**HOW TO COMPLETE THIS TASK:** From the records, pick out and copy each line containing "kGenLB".

-- DATASET RECORDS follows --

# dspcraft/dsc

Measured on AMD Instinct MI355X. Metric: batched 1-D rfft GSamples/s, higher is better.
Workload: dtype f32

## Files before the change

### dsc_amd/csrc/check_store_hazard.py

```python
#!/usr/bin/env python3
import os
import re
import struct
import subprocess
import sys
import tempfile

LLVM = '/opt/rocm/lib/llvm/bin'
BUNDLE_MAGIC = b'__CLANG_OFFLOAD_BUNDLE__'

_STORE = re.compile(r'^(buffer|global|flat|scratch)_store_(dwordx3|dwordx4|b96|b128)\s+(.*)$')
_VREG = re.compile(r'v\[(\d+):(\d+)\]|v(\d+)\b')
_NOP = re.compile(r'^s_nop\s+(\d+)')


def _vrange(tok):
    m = _VREG.match(tok.strip())
    if not m:
        return None
    if m.group(3) is not None:
        return int(m.group(3)), int(m.group(3))
    return int(m.group(1)), int(m.group(2))


def _valu_dest(instr):
    if not instr.startswith('v_'):
        return None
    op, _, rest = instr.partition(' ')
    if op.startswith(('v_cmp', 'v_cmpx', 'v_readlane', 'v_readfirstlane', 'v_nop')):
        return None
    first = rest.split(',')[0]
    return _vrange(first)


def device_code_objects(path):
    data = open(path, 'rb').read()
    found = False
    pos = 0
    while True:
        i = data.find(BUNDLE_MAGIC, pos)
        if i < 0:
            break
        n = struct.unpack_from('<Q', data, i + 24)[0]
        off = i + 32
        for _ in range(n):
            o, size, tsz = struct.unpack_from('<QQQ', data, off)
            off += 24
            triple = data[off:off + tsz].decode()
            off += tsz
            if 'amdgcn' in triple and size:
                found = True
                yield f'{os.path.basename(path)}@{i + o}', data[i + o:i + o + size]
        pos = i + 24
    if not found and data[:4] == b'\x7fELF' and data[18:20] == b'\xe0\x00':
        yield os.path.basename(path), data


def disassemble(blob):
    with tempfile.NamedTemporaryFile(suffix='.co') as f:
        f.write(blob)
        f.flush()
        out = subprocess.run([f'{LLVM}/llvm-objdump', '-d', '--no-show-raw-insn', '--no-leading-addr', f.name], check=True, capture_output=True, text=True).stdout
    return out
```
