# hhlgt/erasure-codes-prototype

Hardware: AMD Instinct MI355X
Metric: GiB/s encode + single-block decode (device-resident), RS(10,4) 1 MiB blocks, 1 & 8 GPU (higher is better)
Workload: dtype u8; 1 GPU; RS(10,4) encode + rotating 1-erasure decode (e = s mod 14); block_size=1048576, stripes_per_gpu=4096, global_stripes=4096, parallelism=stripes sharded over 1 GPU(s), no data-path collective

## Files before the change

erasure-codes-prototype_amd/csrc/gf_device.hpp:

```cpp
#pragma once
#include "gf_kernels.hpp"

namespace ecg {

#define ECG_CONST __attribute__((address_space(4)))
template <typename T>
__device__ __forceinline__ const ECG_CONST T* cst(const T* p) {
    return (const ECG_CONST T*)p;
}

template <int MODE>
__device__ __forceinline__ const uint8_t* src_ptr(const GfLaunch& a, int s, int prog, int j) {
    if constexpr (MODE == GF_MODE_INLINE || MODE == GF_MODE_INLINE_LAT) {
        return a.isrc[j];
    } else if constexpr (MODE == GF_MODE_PTRS) {
        return cst(a.src_ptrs)[(size_t)s * a.k + j];
    } else {
        const long long sa = a.stripe_of ? (long long)cst(a.stripe_of)[s] : (long long)s;
        return a.in_base + sa * a.in_sstride + (long long)cst(a.src_ids)[prog * a.k + j] * a.in_bstride;
    }
}

__device__ __forceinline__ uint32_t perm(uint32_t hi, uint32_t lo, uint32_t sel) {
    return __builtin_amdgcn_perm(hi, lo, sel);
}

__device__ __forceinline__ uint32_t xor3(uint32_t a, uint32_t b, uint32_t c) {
    return __builtin_amdgcn_bitop3_b32(a, b, c, 0x96);
}

typedef uint32_t u32x4 __attribute__((ext_vector_type(4)));

template <int NT>
__device__ __forceinline__ void load16(const uint8_t* p, uint32_t (&x)[4]) {
    u32x4 v;
    if constexpr (NT & 1) v = __builtin_nontemporal_load(reinterpret_cast<const u32x4*>(p));
    else v = *reinterpret_cast<const u32x4*>(p);
    x[0] = v.x; x[1] = v.y; x[2] = v.z; x[3] = v.w;
}

struct Split {
    uint32_t i0, i1, i2;
};

__device__ __forceinline__ Split split(uint32_t x) {
    return {x & 0x07070707u, (x >> 3) & 0x07070707u, (x >> 6) & 0x03030303u};
}

__device__ __forceinline__ uint32_t gmul(const ECG_CONST CoefTab& t, const Split& s) {
    return xor3(perm(t.t0hi, t.t0lo, s.i0), perm(t.t1hi, t.t1lo, s.i1), perm(t.t2, t.t2, s.i2));
}

template <int MT, int U>
__device__ __forceinline__ void fold_general(const uint32_t (&x)[U][4], const ECG_CONST CoefTab* t,
                                             uint32_t (&acc)[MT][4]) {
#pragma unroll
    for (int u = 0; u + 1 < U; u += 2) {
#pragma unroll
        for (int d = 0; d < 4; ++d) {
            const Split s0 = split(x[u][d]);
            const Split s1 = split(x[u + 1][d]);
#pragma unroll
            for (int p = 0; p < MT; ++p)
                acc[p][d] = xor3(acc[p][d], gmul(t[u * MT + p], s0), gmul(t[(u + 1) * MT + p], s1));
        }
    }
    if constexpr (U & 1) {
#pragma unroll
        for (int d = 0; d < 4; ++d) {
            const Split s0 = split(x[U - 1][d]);
#pragma unroll
            for (int p = 0; p < MT; ++p) acc[p][d] ^= gmul(t[(U - 1) * MT + p], s0);
        }
    }
}

template <int MT, int U>
__device__ __forceinline__ void fold_binary(const uint32_t (&x)[U][4], const ECG_CONST CoefTab* t,
                                            uint32_t (&acc)[MT][4]) {
#pragma unroll
    for (int u = 0; u < U; ++u)
#pragma unroll
        for (int p = 0; p < MT; ++p) {
            const uint32_t msk = t[u * MT + p].mask;
#pragma unroll
            for (int d = 0; d < 4; ++d) acc[p][d] = __builtin_amdgcn_bitop3_b32(acc[p][d], x[u][d], msk, 0x78);
        }
}

template <int MT, int U, bool BIN>
__device__ __forceinline__ void fold(const uint32_t (&x)[U][4], const ECG_CONST CoefTab* t, uint32_t (&acc)[MT][4]) {
    if constexpr (BIN) fold_binary<MT, U>(x, t, acc);
    else fold_general<MT, U>(x, t, acc);
}

constexpr int occupancy_for(int MT) {
#ifdef ECG_OCC_OVERRIDE
    return MT <= 4 ? ECG_OCC_OVERRIDE : 4;
#else
    return MT <= 2 ? 8 : MT <= 4 ? 6 : MT == 5 ? 3 : 4;
#endif
}

__device__ __forceinline__ void wg_coords(const GfLaunch& a, int& s, int& w) {
    long long b = blockIdx.x;
    if (a.grid_map == 1) {
        const long long G = (long long)gridDim.x;
        const long long per = G >> 3;
        b = (b & 7) * per + (b >> 3);
    } else if (a.grid_map == 2) {
        const long long i = b >> 3;
        const long long ls = i / a.wg_per_stripe;
        const long long G = a.map_group;
        s = (int)(((ls / G) * 8 + (b & 7)) * G + ls % G);
        w = (int)(i - ls * a.wg_per_stripe);
        return;
    }
    s = (int)(b / a.wg_per_stripe);
    w = (int)(b - (long long)s * a.wg_per_stripe);
}

template <int MODE>
__device__ __forceinline__ int launch_prog(const GfLaunch& a, int& s) {
    int r = 0;
    if constexpr (MODE == GF_MODE_STRIDED) {
        if (a.row_split) {
            r = s % a.row_split;
            s = s / a.row_split;
        }
    }
    const int p = a.prog_of_stripe ? cst(a.prog_of_stripe)[s] : 0;
    if constexpr (MODE == GF_MODE_STRIDED) return a.row_split ? p * a.row_split + r : p;
    return p;
}

#ifdef ECG_TUNE_LOAD_BATCH
constexpr int kLoadBatch = ECG_TUNE_LOAD_BATCH;
#else
constexpr int kLoadBatch = 4;
#endif
#ifdef ECG_TUNE_GEN_WIDE_LB
constexpr int kGenWideLB = ECG_TUNE_GEN_WIDE_LB;
#else
constexpr int kGenWideLB = 2;
#endif
#ifdef ECG_TUNE_GEN_LB
constexpr int kGenLB = ECG_TUNE_GEN_LB;
#else
constexpr int kGenLB = 4;
#endif

}
```

erasure-codes-prototype_amd/csrc/gf_kernels.hip:

```cpp
#include <atomic>

#include "gf_kernels.hpp"
#include "gf256.hpp"

#if defined(__HIP_DEVICE_COMPILE__) && !defined(__gfx950__)
#error "gf_kernels.hip is gfx950 (CDNA4) code"
#endif

#include "gf_done_flag.hpp"
#include "gf_device.hpp"

namespace ecg {

namespace {

template <int MODE>
__device__ __forceinline__ uint8_t* dst_ptr(const GfLaunch& a, int s, int prog, int p) {
    if constexpr (MODE == GF_MODE_INLINE || MODE == GF_MODE_INLINE_LAT) {
        return a.idst[p];
    } else if constexpr (MODE == GF_MODE_PTRS) {
        return cst(a.dst_ptrs)[(size_t)s * a.m + p];
    } else {
        const long long sa = a.stripe_of ? (long long)cst(a.stripe_of)[s] : (long long)s;
        return a.out_base + sa * a.out_sstride + (long long)cst(a.dst_ids)[prog * a.m + p] * a.out_bstride;
    }
}

template <int NT>
__device__ __forceinline__ void store16(uint8_t* p, const uint32_t (&x)[4]) {
    u32x4 v;
    v.x = x[0]; v.y = x[1]; v.z = x[2]; v.w = x[3];
    if constexpr (NT & 2) __builtin_nontemporal_store(v, reinterpret_cast<u32x4*>(p));
    else *reinterpret_cast<u32x4*>(p) = v;
}
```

-- DATASET RECORDS concluded --

**ANSWER TO THIS EXERCISE:**
constexpr int kGenLB = ECG_TUNE_GEN_LB;
constexpr int kGenLB = 4;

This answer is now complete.